South African  1914-2010

Bettie Cilliers-Barnard, DMS (18 November 1914 – 15 September 2010) was a South African abstract artist, generally known for her large canvases of birds in flight. She was also the mother of well-known South African actress, Jana Cilliers.

“Bettie” Cilliers-Barnard was born in Rustenburg, Transvaal on 18 November 1914. Bettie Cilliers-Barnard,was a South African abstract artist, generally known for her large canvases of birds in flight. She was also the mother of well-known South African actress, Jana Cilliers.
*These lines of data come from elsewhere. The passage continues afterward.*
+      const uint32_t b0 = sg.set * (uint32_t)p.S * p.D, nbase = p.nbase[sg.set], pt = p.toff[sg.set] + sg.first + (i - sg.start);
+      for (int w = 0; w < p.W; w++) {
         uint32_t mag; bool dneg;
-        if (msm_next_digit(k, p.c, carry, mag, dneg)) {
-          const uint32_t b = b0 + (uint32_t)(w / p.T) * p.D + (mag - 1);
-          pos[w] = off[b] + ranks[(size_t)w * p.total + i];
-          val[w] = ((uint32_t)(w % p.T) * nbase + pt) | ((neg != dneg) ? 0x80000000u : 0u);
-          lr[w] = atomicAdd(&hist[pos[w] >> shift], 1u);
-        }
+        const bool live = msm_next_digit(k, p.c, carry, mag, dneg) && in;
+        const uint32_t b = b0 + (uint32_t)(w / p.T) * p.D + (mag - 1);
+        const uint32_t r = sort_inc(cnt, b >> shift, live);
+        if (place && live) buf[r] = MsmPair{b, ((uint32_t)(w % p.T) * nbase + pt) | ((neg != dneg) ? 0x80000000u : 0u)};
       }
     }
-  }
-  __syncthreads();
-  for (uint32_t q = threadIdx.x; q < nparts; q += blockDim.x)
-    if (hist[q]) base[q] = atomicAdd(&part_count[q], hist[q]);
-  __syncthreads();
-#pragma unroll
-  for (int w = 0; w < SCATTER2_WMAX; w++) {
-    if (pos[w] != 0xFFFFFFFFu) {
-      const uint32_t part = pos[w] >> shift;
-      const size_t slot = ((size_t)part << shift) + base[part] + lr[w];
-      reinterpret_cast<uint2*>(staging)[slot] = make_uint2(pos[w], val[w]);
-    }
-  }
-}
-#endif
-inline int scatter_stage(ps_stream_t st, const MsmPlan& p, const uint32_t* off, const uint32_t* ranks, uint32_t* part_count,
-                         uint32_t* staging, int shift, uint32_t nparts) {
+  };
+  pass(false);
+  __syncthreads();
+  if (COUNT) {
+    for (uint32_t q = threadIdx.x; q < nparts; q += SORT_BIN_BLOCK)
+      if (cnt[q]) atomicAdd(&pcnt[q], cnt[q]);
+    return;
+  }
+  const uint32_t npairs = sort_block_scan(cnt, lst, nparts);
+  __syncthreads();
+  for (uint32_t q = threadIdx.x; q < nparts; q += SORT_BIN_BLOCK) {
+    if (cnt[q]) gb[q] = pst[q] + atomicAdd(&pcur[q], cnt[q]);
+    cnt[q] = lst[q];
+  }
+  __syncthreads();
+  pass(true);
+  __syncthreads();
+  for (uint32_t x = threadIdx.x; x < npairs; x += SORT_BIN_BLOCK) {
+    const MsmPair pr = buf[x];
+    const uint32_t q = pr.b >> shift;
+    staging[gb[q] + (x - lst[q])] = pr;
+  }
+}
+
+template <bool COUNT>
+static __global__ void __launch_bounds__(SORT_TILE_BLOCK) k_sort_tile(uint32_t nb, int shift, uint32_t nparts, const uint32_t* pcnt,
+                                                                      const uint32_t* pst, const MsmPair* staging, uint32_t* count,
+                                                                      const uint32_t* off, uint32_t* cursor, uint32_t* ent) {
+  extern __shared__ uint32_t sh_sort[];
+  const uint32_t start = blockIdx.x * SORT_TILE;
+  if (start >= pst[nparts]) return;
+  const uint32_t q = msm_find_bucket(pst, nparts, start);
+  const uint32_t n = min(SORT_TILE, pst[q] + pcnt[q] - start);
+  const uint32_t base = q << shift, nbk = min(1u << shift, nb - base);
+  for (uint32_t x = threadIdx.x; x < nbk; x += SORT_TILE_BLOCK) sh_sort[x] = 0;
+  __syncthreads();
+  const uint32_t nr = (n + SORT_TILE_BLOCK - 1) / SORT_TILE_BLOCK * SORT_TILE_BLOCK;
+  for (uint32_t e = threadIdx.x; e < nr; e += SORT_TILE_BLOCK)
+    sort_inc(sh_sort, e < n ? staging[start + e].b - base : 0, e < n);
+  __syncthreads();
+  for (uint32_t x = threadIdx.x; x < nbk; x += SORT_TILE_BLOCK) {
+    const uint32_t h = sh_sort[x];
+    if (!h) continue;
+    if (COUNT) atomicAdd(&count[base + x], h);
+    else sh_sort[x] = off[base + x] + atomicAdd(&cursor[base + x], h);
+  }
+  if (COUNT) return;
+  __syncthreads();
+  for (uint32_t e = threadIdx.x; e < nr; e += SORT_TILE_BLOCK) {
+    const MsmPair pr = e < n ? staging[start + e] : MsmPair{base, 0};
+    const uint32_t r = sort_inc(sh_sort, pr.b - base, e < n);
+    if (e < n) ent[r] = pr.e;
+  }
+}
+#endif
+
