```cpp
template < int ND, bool UV, int CLS, bool EXACT, int RK, int NS, bool WP, bool PAD = false >
__device__ __forceinline__ void
row_pass (const ObmcJob & job, int pl, const RowRefs & refs, const uint16_t * s_item, const RowBlkT < RowGeo < ND, UV, NS >::kPadBlk > *s_hot,
    const uint32_t * s_wp, uint32_t * acc, int par, int it, int hi)
{
  typedef RowGeo < ND, UV, NS > G;
  const int e = s_item[min (it, hi - 1)];
  const auto & hb = s_hot[e & 0x1ff];
  const int row = PAD ? (e >> 9) & 63 : e >> 9;
  constexpr bool weighted = WP;
  const uint32_t wround = WP ? (uint32_t) ((1 << job.wbits) >> 1) * 0x00010001u : 0u;
  uint32_t p[ND];
  if constexpr (CLS == kRDc) {
#pragma unroll
    for (int k = 0; k < ND; k++)
      p[k] = dc_bytes < UV > (hb, pl);
  } else if constexpr (CLS == kREdge) {
    uint32_t p1[ND];
    predict < ND, RK, true, UV > (job, refs.rsrc[0], refs.rsrc_b[0], refs.stride[0], hb.r[0], blk_ry (hb, 0), row, p);
    __builtin_amdgcn_sched_barrier (0);
    predict < ND, RK, true, UV > (job, refs.rsrc[1], refs.rsrc_b[1], refs.stride[1], hb.r[1], blk_ry (hb, 1), row, p1);
    const uint32_t mode = blk_flags (hb) & 3u;
    const uint32_t dc = dc_bytes < UV > (hb, pl);
    const uint32_t m0 = (mode & 1u) ? 0xffffffffu : 0u, m1 = (mode & 2u) ? 0xffffffffu : 0u;
#pragma unroll
    for (int k = 0; k < ND; k++) {
      const uint32_t a = (p[k] & m0) | (p1[k] & ~m0), b = (p1[k] & m1) | (p[k] & ~m1);
      p[k] = mode ? (weighted ? blend_weighted (a, b, (uint32_t) job.w1, (uint32_t) job.w2, wround, (uint32_t) job.wbits) : lerp1 (a, b)) : dc;
    }
  } else if constexpr (CLS == kRBoth) {
    uint32_t p1[ND];
#if defined (SCHRO_HIP_EXPERIMENTS) && defined (SCHRO_ROW_BOTH_AT_ONCE)
    if constexpr (RK == 1) {
      TapRuns < ND > t0, t1;
      issue_taps < ND > (refs.rsrc[0], refs.stride[0], hb.r[0], row, t0);
      issue_taps < ND > (refs.rsrc[1], refs.stride[1], hb.r[1], row, t1);
      __builtin_amdgcn_sched_barrier (0);
      finish_taps < ND > (t0, p);
      finish_taps < ND > (t1, p1);
    } else
#endif
    {
    predict < ND, RK, false, UV > (job, refs.rsrc[0], refs.rsrc_b[0], refs.stride[0], hb.r[0], 0u, row, p);
    __builtin_amdgcn_sched_barrier (0);
    predict < ND, RK, false, UV > (job, refs.rsrc[1], refs.rsrc_b[1], refs.stride[1], hb.r[1], 0u, row, p1);
    }
    if (weighted) {
#pragma unroll
      for (int k = 0; k < ND; k++)
        p[k] = blend_weighted (p[k], p1[k], (uint32_t) job.w1, (uint32_t) job.w2, wround, (uint32_t) job.wbits);
    } else {
#pragma unroll
      for (int k = 0; k < ND; k++)
        p[k] = lerp1 (p[k], p1[k]);
    }
  } else {
    constexpr int r = CLS == kRRef1 ? 1 : 0;
    predict < ND, RK, false, UV > (job, refs.rsrc[r], refs.rsrc_b[r], refs.stride[r], hb.r[r], 0u, row, p);
  }
  if (it >= hi || (PAD && (e & 0x8000)))
    return;
#if defined (SCHRO_HIP_EXPERIMENTS) && defined (SCHRO_ROW_PASS_LOADS_ONLY)
  {
    uint32_t x = 0;
#pragma unroll
// ... 522 lines not shown
        flags = gload < uint32_t > (mvp);
        v01 = gload < uint32_t > (mvp + 12);
        v23 = gload < uint32_t > (mvp + 16);
      }
      const int bx = xbsep * i - xoff, by = ybsep * jj - yoff;
      RowBlk info;
      info.x = (int16_t) (bx + seg * seglen - x_lo);
      info.y = (int16_t) (by - y_lo);
      const int mode = flags & 3;
      const bool interior = i >= 1 && i < job.max_x_blocks && jj >= 1 && jj < job.max_y_blocks;
      auto dc_of = [&] (int comp) {
        const int dc = comp == 0 ? (int16_t) (v01 & 0xffff) : comp == 1 ? (int16_t) (v01 >> 16) : (int16_t) (v23 & 0xffff);
        return interior ? (int) (int16_t) (dc + 128) : (int) (uint8_t) (dc + 128);
      };
      const int pdc = dc_of (job.comp), pdc_b = (nplanes > 1 || UV) ? dc_of (job.comp_b) : 0;
      const int dcs = (int) (((uint32_t) pdc & 0xffffu) | ((uint32_t) pdc_b << 16));
      uint32_t bflags = (uint32_t) mode | ((uint32_t) seg << 8);
      int taps[2] = { 0, 0 };
      RowRef in_ref[2], edge_ref[2];
      bool off_h = false, clamped_v = false;
#pragma unroll
      for (int r = 0; r < 2; r++) {
        int fx, fy;
        mv_origin (job, bx, by, v01, v23, r, &fx, &fy);
        fx += (seg * seglen) * (1 << prec);
        const bool used = (mode & (r + 1)) != 0;
        if constexpr (RK == 0) {
          const bool in_h = fx >= 0 && fx + seglen <= job.w, in_v = fy >= 0 && fy + yblen <= job.h;
          clamped_v |= used && !(in_h && in_v);
          in_ref[r].base = used && in_h && in_v ? fx : 0;
          in_ref[r].ydb = used && in_h && in_v ? (uint32_t) fy : 0u;
          in_ref[r].dci = 0;
          edge_ref[r].base = used ? fx : 0;
          edge_ref[r].ydb = used ? (uint32_t) fy & 0xffffu : 0u;
          edge_ref[r].dci = 0;
        } else {
          const int hx = RK == 3 ? fx >> 2 : prec >= 2 ? fx >> 1 : fx, hy = RK == 3 ? fy >> 2 : prec >= 2 ? fy >> 1 : fy;
          const int rx = RK == 3 ? fx & 3 : prec >= 2 ? fx & 1 : 0, ry = RK == 3 ? fy & 3 : prec >= 2 ? fy & 1 : 0;
          const int wbits = RK == 3 ? (rx << 4) | (ry << 6) : 0;
          const int xp = ((hx >> 1) + kHpApron) << ps, px = hx & 1, py = hy & 1;
          const bool in_h = xp >= 0 && (xp >> 4) < (job.ref_stride[r] >> 9) && (unsigned) (hy + 16384) < 32768u;
          const bool in_v = hy >= 0 && hy + 2 * (yblen - 1) + 1 <= gh;
          off_h |= used && !in_h;
          clamped_v |= used && !in_v;
          const int colbase = in_h && used ? (xp >> 4) * 512 + (xp & 15) + px * 128 : 0;
          const uint32_t dB = in_h && used && rx ? (uint32_t) (px ? (1 << ps) - 128 : 128) : 0u;
          in_ref[r].base = colbase + (in_h && used ? py * 256 : 0);
          in_ref[r].ydb = (in_h && in_v && used ? (uint32_t) (hy >> 1) : 0u) | (dB << 16);
          in_ref[r].dci = in_h && used ? ((ry ? (py ? (int) (((uint32_t) -256 << 16) | 1u) : (int) (256u << 16)) : 0) | wbits) : 0;
          edge_ref[r].base = colbase;
          edge_ref[r].ydb = (in_h && used ? (uint32_t) hy & 0xffffu : 0u) | (dB << 16);
          edge_ref[r].dci = in_h && used ? wbits : 0;
          bflags |= (uint32_t) (in_h && used && ry ? 1 : 0) << (6 + r);
          taps[r] = in_h && used ? (rx ? 1 : 0) | (ry ? 2 : 0) : 0;
        }
      }
      info.r[0] = in_ref[0];
      info.r[1] = in_ref[1];
      const int ra = max (0, -(int) info.y), rb = min (yblen, y_hi - by);
      int fold = (by < yoff ? 1 : 0) | (by + yblen > yfold_hi ? 2 : 0) | (bx < xoff ? 4 : 0) | (bx + xblen > xfold_hi ? 8 : 0);
      if (NS > 1)
        fold &= seg == 0 ? ~8 : ~4;
      const bool wide_dc = mode == 0 && ((unsigned) pdc > 255u || (unsigned) pdc_b > 255u);
      if (wide_dc) {
        s_wide = 1;
        if (overflow)
          __hip_atomic_store (overflow, 1u, __ATOMIC_RELAXED, __HIP_MEMORY_SCOPE_SYSTEM);
      }
      int key, nrows = rb - ra;
      if (off_h || wide_dc || yblen > 32 || xblen > NS * (UV ? 8 : 16)) {
        key = kRRim;
        if (seg == 0) {
          int fx, fy;
          mv_origin (job, bx, by, v01, v23, 0, &fx, &fy);
          info.r[0].base = (int) (((uint32_t) fx & 0xffffu) | ((uint32_t) fy << 16));
          mv_origin (job, bx, by, v01, v23, 1, &fx, &fy);
          info.r[1].base = (int) (((uint32_t) fx & 0xffffu) | ((uint32_t) fy << 16));
          s_rim[atomicAdd (&s_nrim, 1)] = (uint16_t) blk;
        }
      } else if (fold || clamped_v) {
        key = kREdge;
        info.r[0] = edge_ref[0];
        info.r[1] = edge_ref[1];
        bflags |= (uint32_t) fold << 2;
      } else if (mode == 3) {
        key = kRBoth;
      } else if (mode == 0) {
        key = kRDc;
      } else {
        key = mode == 1 ? kRRef0 : kRRef1;
      }
      if (NS > 1 && ((int) info.x + seglen <= 0 || (int) info.x >= kRTW))
        nrows = 0;
      int nitems = nrows;
      if constexpr (PAD) {
        if ((key == kRBoth || key == kRRef0 || key == kRRef1) && nrows > 0) {
          const uint32_t y_first = (info.r[key == kRRef1 ? 1 : 0].ydb & 0xffffu) + (uint32_t) ra;
          const int front = (int) (y_first & 3u), padded = (front + nrows + 3) & ~3, pad = padded - nrows;
          if (pad && atomicSub (&s_padleft, pad) < pad) {
            key = kREdge;
            info.r[0] = edge_ref[0];
            info.r[1] = edge_ref[1];
          } else {
            bflags |= (uint32_t) front << 9;
            nitems = padded;
          }
        }
      }
      const int slot = row_slot_base (key) + (key == kRBoth ? taps[0] | (taps[1] << 2) : key == kRRef0 ? taps[0] : key == kRRef1 ? taps[1] : 0);
      if (mode == 0)
        info.r[0].base = dcs;
      info.fr = (uint32_t) ra | ((uint32_t) nrows << 8) | (bflags << 16);
      s_hot[blk] = info;
      const int istart = key == kRRim ? 0 : atomicAdd (&s_icnt[slot], nitems);
      s_meta[blk] = (uint16_t) (slot | (istart << 5));
    }
  }
  __syncthreads ();
  RSTAMP (2);
  int sbase;
  {
    const int lane = tid & 63;
    const int cnt = lane < kRSlots ? s_icnt[lane] : 0;
    static_assert (kRSlots <= 32, "the scan covers two rows of 16 lanes");
    int incl = cnt;
    incl += __builtin_amdgcn_update_dpp (0, incl, 0x111, 0xf, 0xf, true);
    incl += __builtin_amdgcn_update_dpp (0, incl, 0x112, 0xf, 0xf, true);
    incl += __builtin_amdgcn_update_dpp (0, incl, 0x114, 0xf, 0xf, true);
    incl += __builtin_amdgcn_update_dpp (0, incl, 0x118, 0xf, 0xf, true);
    incl += __builtin_amdgcn_update_dpp (0, incl, 0x142, 0xa, 0xf, false);
    sbase = incl - cnt;
  }
#pragma unroll
  for (int c = 0; c <= kRRim; c++)
    ibase[c] = __builtin_amdgcn_readlane (sbase, row_slot_base (c));
  for (int b0 = 0; b0 < nblk; b0 += kRThreads) {
    const int blk = b0 + tid;
    const bool have = blk < nblk;
    const int meta = have ? s_meta[blk] : 0, slot = meta & 31;
    const int ib = __shfl (sbase, slot);
    if (!have || slot == row_slot_base (kRRim))
      continue;
    const int rows = (int) s_hot[blk].fr, ra = rows & 0xff, n = (rows >> 8) & 0xff;
    uint16_t *ip = s_item + ib + (meta >> 5);
    typedef uint32_t u32_a2 __attribute__ ((aligned (2), may_alias));
    typedef u32x2 u32x2_a2 __attribute__ ((aligned (2), may_alias));
    if constexpr (PAD) {
      if (slot < row_slot_base (kRDc) && n > 0) {
        const int front = (rows >> 25) & 3, total = (front + n + 3) & ~3;
#pragma clang loop vectorize(disable) unroll(disable)
        for (int j = 0; j < total; j += 4) {
          uint32_t it4[4];
#pragma unroll
          for (int q = 0; q < 4; q++) {
            const int idx = j + q - front;
            it4[q] = (uint32_t) (blk | ((ra + min (max (idx, 0), n - 1)) << 9)) | ((unsigned) idx >= (unsigned) n ? 0x8000u : 0u);
          }
          *reinterpret_cast < u32x2_a2 * >(ip + j) = (u32x2) { it4[0] | (it4[1] << 16), it4[2] | (it4[3] << 16) };
        }
        continue;
      }
    }
// ... 26 lines not shown
    io.residual_stride = pl ? job.residual_stride_b : job.residual_stride;
    io.out_stride = pl ? job.out_stride_b : job.out_stride;
    PlaneIO iov = io;
    if constexpr (UV) {
      if constexpr (RK == 0) {
        iov.ref[0] = job.ref_b[0];
        iov.ref[1] = job.ref_b[1];
      }
      iov.residual = job.residual_b;
      iov.out = job.out_b;
      iov.residual_stride = job.residual_stride_b;
      iov.out_stride = job.out_stride_b;
    }
    constexpr bool kEarlyRes = ND >= 3 && NP == 1 && !NORES;
    const bool s16 = !NORES && job.out_s16;
    const bool fast = s16 ? row_finish_s16_is_fast < G > (io, x_lo, x_hi) && (!UV || row_finish_s16_is_fast < G > (iov, x_lo, x_hi))
        : row_finish_is_fast < G > (job, io, x_lo, x_hi) && (!UV || row_finish_is_fast < G > (job, iov, x_lo, x_hi));
    constexpr int kRounds = kRFinishRounds < TH, G >;
    u32x4 res[UV ? 2 * kRounds : kRounds];
#define SCHRO_ROW_PREFETCH() do { \
      if constexpr (UV) { \
        row_finish_prefetch < TH, G, 2, 0 > (io, tid, x_lo, y_lo, y_hi, res); \
        row_finish_prefetch < TH, G, 2, 1 > (iov, tid, x_lo, y_lo, y_hi, res); \
      } else { \
        row_finish_prefetch < TH, G, 1, 0 > (io, tid, x_lo, y_lo, y_hi, res); \
      } } while (0)
    if constexpr (kEarlyRes) {
      if (fast)
        SCHRO_ROW_PREFETCH ();
      __builtin_amdgcn_sched_barrier (0);
    }
    int turn = 0;
    RowRefs refs;
#pragma unroll
    for (int r = 0; r < 2; r++) {
      refs.stride[r] = (uint32_t) job.ref_stride[r];
      const uint32_t bytes = RK == 0 ? (uint32_t) job.ref_stride[r] * (uint32_t) (job.h - 1) + (((uint32_t) job.w + 3u) & ~3u)
          : (uint32_t) job.ref_stride[r] * (uint32_t) ((job.h + 3) >> 2);
      refs.rsrc[r] = __builtin_amdgcn_make_buffer_rsrc ((void *) io.ref[r], 0, (int) bytes, 0x00020000);
      refs.rsrc_b[r] = refs.rsrc[r];
      if constexpr (UV && RK == 0)
        refs.rsrc_b[r] = __builtin_amdgcn_make_buffer_rsrc ((void *) iov.ref[r], 0, (int) bytes, 0x00020000);
    }
#define SCHRO_ROW_CLASS(C) row_class < ND, UV, C, RK, NS, WP, PAD > (job, pl, refs, s_item, s_hot, s_wp, acc, par, \
    ibase[C], ibase[C + 1], exact, &turn)
#pragma unroll
    for (int rep_ = 0; rep_ < kRepPasses; rep_++) {
      SCHRO_ROW_CLASS (kRBoth);
      SCHRO_ROW_CLASS (kRRef0);
      SCHRO_ROW_CLASS (kRRef1);
      SCHRO_ROW_CLASS (kRDc);
      SCHRO_ROW_CLASS (kREdge);
    }
#undef SCHRO_ROW_CLASS
    RSTAMP (4);
    if (nrim > 0) {
      const int nseg = (xblen + 3) >> 2, per_block = yblen * nseg;
      const uint32_t m_per_block = div_magic (per_block), m_nseg = div_magic (nseg);
      for (int item = tid; item < nrim * per_block; item += kRThreads) {
        const int b = mdiv (item, per_block, m_per_block);
        const int rem = item - b * per_block;
        const int r2 = mdiv (rem, nseg, m_nseg), s2 = rem - r2 * nseg;
        const RowBlk & hb = s_hot[s_rim[b]];
        const int bx = hb.x + x_lo, by = hb.y + y_lo;
        const int y = by + r2, xs = bx + 4 * s2;
        if (y < y_lo || y >= y_hi || xs + 3 < x_lo || xs >= x_hi)
          continue;
        const int fx[2] = { (int) (int16_t) hb.r[0].base, (int) (int16_t) hb.r[1].base }, fy[2] = { hb.r[0].base >> 16, hb.r[1].base >> 16 };
#define SCHRO_ROW_SLOW(cb, dcpl) do { \
          const int md = (int) (blk_flags (hb) & 3u) | (blk_dc (hb, dcpl) << 8);        \
          if constexpr (RK == 0) \
            row_slow < 0, G, UV > (job, (UV && cb) ? iov : io, cb, bx, by, md, fx, fy, r2, s2, x_lo, y_lo, xfold_hi, yfold_hi, s_wx, s_wy, acc, par, exact); \
          else if (RK == 1 && job.prec == 1) \
            row_slow < 1, G, UV > (job, io, cb, bx, by, md, fx, fy, r2, s2, x_lo, y_lo, xfold_hi, yfold_hi, s_wx, s_wy, acc, par, exact); \
          else \
            row_slow < 2, G, UV > (job, io, cb, bx, by, md, fx, fy, r2, s2, x_lo, y_lo, xfold_hi, yfold_hi, s_wx, s_wy, acc, par, exact); \
        } while (0)
        if constexpr (UV) {
          SCHRO_ROW_SLOW (0, 0);
          SCHRO_ROW_SLOW (1, 1);
        } else {
          SCHRO_ROW_SLOW (0, pl);
        }
#undef SCHRO_ROW_SLOW
      }
    }
    RSTAMP (5);
    if constexpr (NORES) {
#pragma unroll
      for (int n = 0; n < (UV ? 2 * kRounds : kRounds); n++)
        res[n] = (u32x4) { 0u, 0u, 0u, 0u };
    } else if constexpr (!kEarlyRes) {
      if (fast)
        SCHRO_ROW_PREFETCH ();
    }
#undef SCHRO_ROW_PREFETCH
    __syncthreads ();
    RSTAMP (6);
#pragma unroll
    for (int rep_ = 0; rep_ < kRepFinish; rep_++)
    if (s16) {
      if constexpr (UV) {
        if (fast) {
          row_finish_s16_uv < TH, G > (io, iov, acc, tid, x_lo, y_lo, y_hi);
        } else {
          row_finish_s16_plain < TH, G, true > (io, 0, acc, par, tid, x_lo, y_lo, x_hi, y_hi);
// ... 97 lines not shown
```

She started painting in the late 1930s and over the years kept experimenting with colour, lines, abstraction and figurative abstractions. In the 1970s, birds unexpectedly started appearing in her work – which could be described as part of her earthy symbolism. She referred to this work as her “flights of the spirit”. Since 1946, Cilliers-Barnard’s works have been shown in seventy solo exhibitions in South Africa as well as in Paris (paintings 1956), London (graphic art 1971), and at the Prestiges Invitation Exhibition at the Taipei Fine Arts museum in Taiwan (paintings and graphic art 1987).

Her South African graphic art exhibitions abroad have included Austria, Germany, Spain, Greece and Israel, to name a few. Her tapestries, paintings, and murals in oils have been commissioned both for public collections and for museum and private collections in South Africa and abroad. Most recently in 1992, she painted “Vision” for the Pretoria Eye Institute and some of her other commissions include the painting “Flight” for South African Airways 1983, the tapestry “Guardian Angel of the Arts” for the State Theatre of Pretoria 1981, and her mural in oils “Mens sana corpore sano” for the Department of Health in Pretoria 1980.

Cilliers-Barnard worked especially at night – “because the night doesn’t have shadows”, she maintained.

Two retrospective exhibitions of her work followed: Pretoria Art Museum 1995 and the SASOL Art Museum 1996.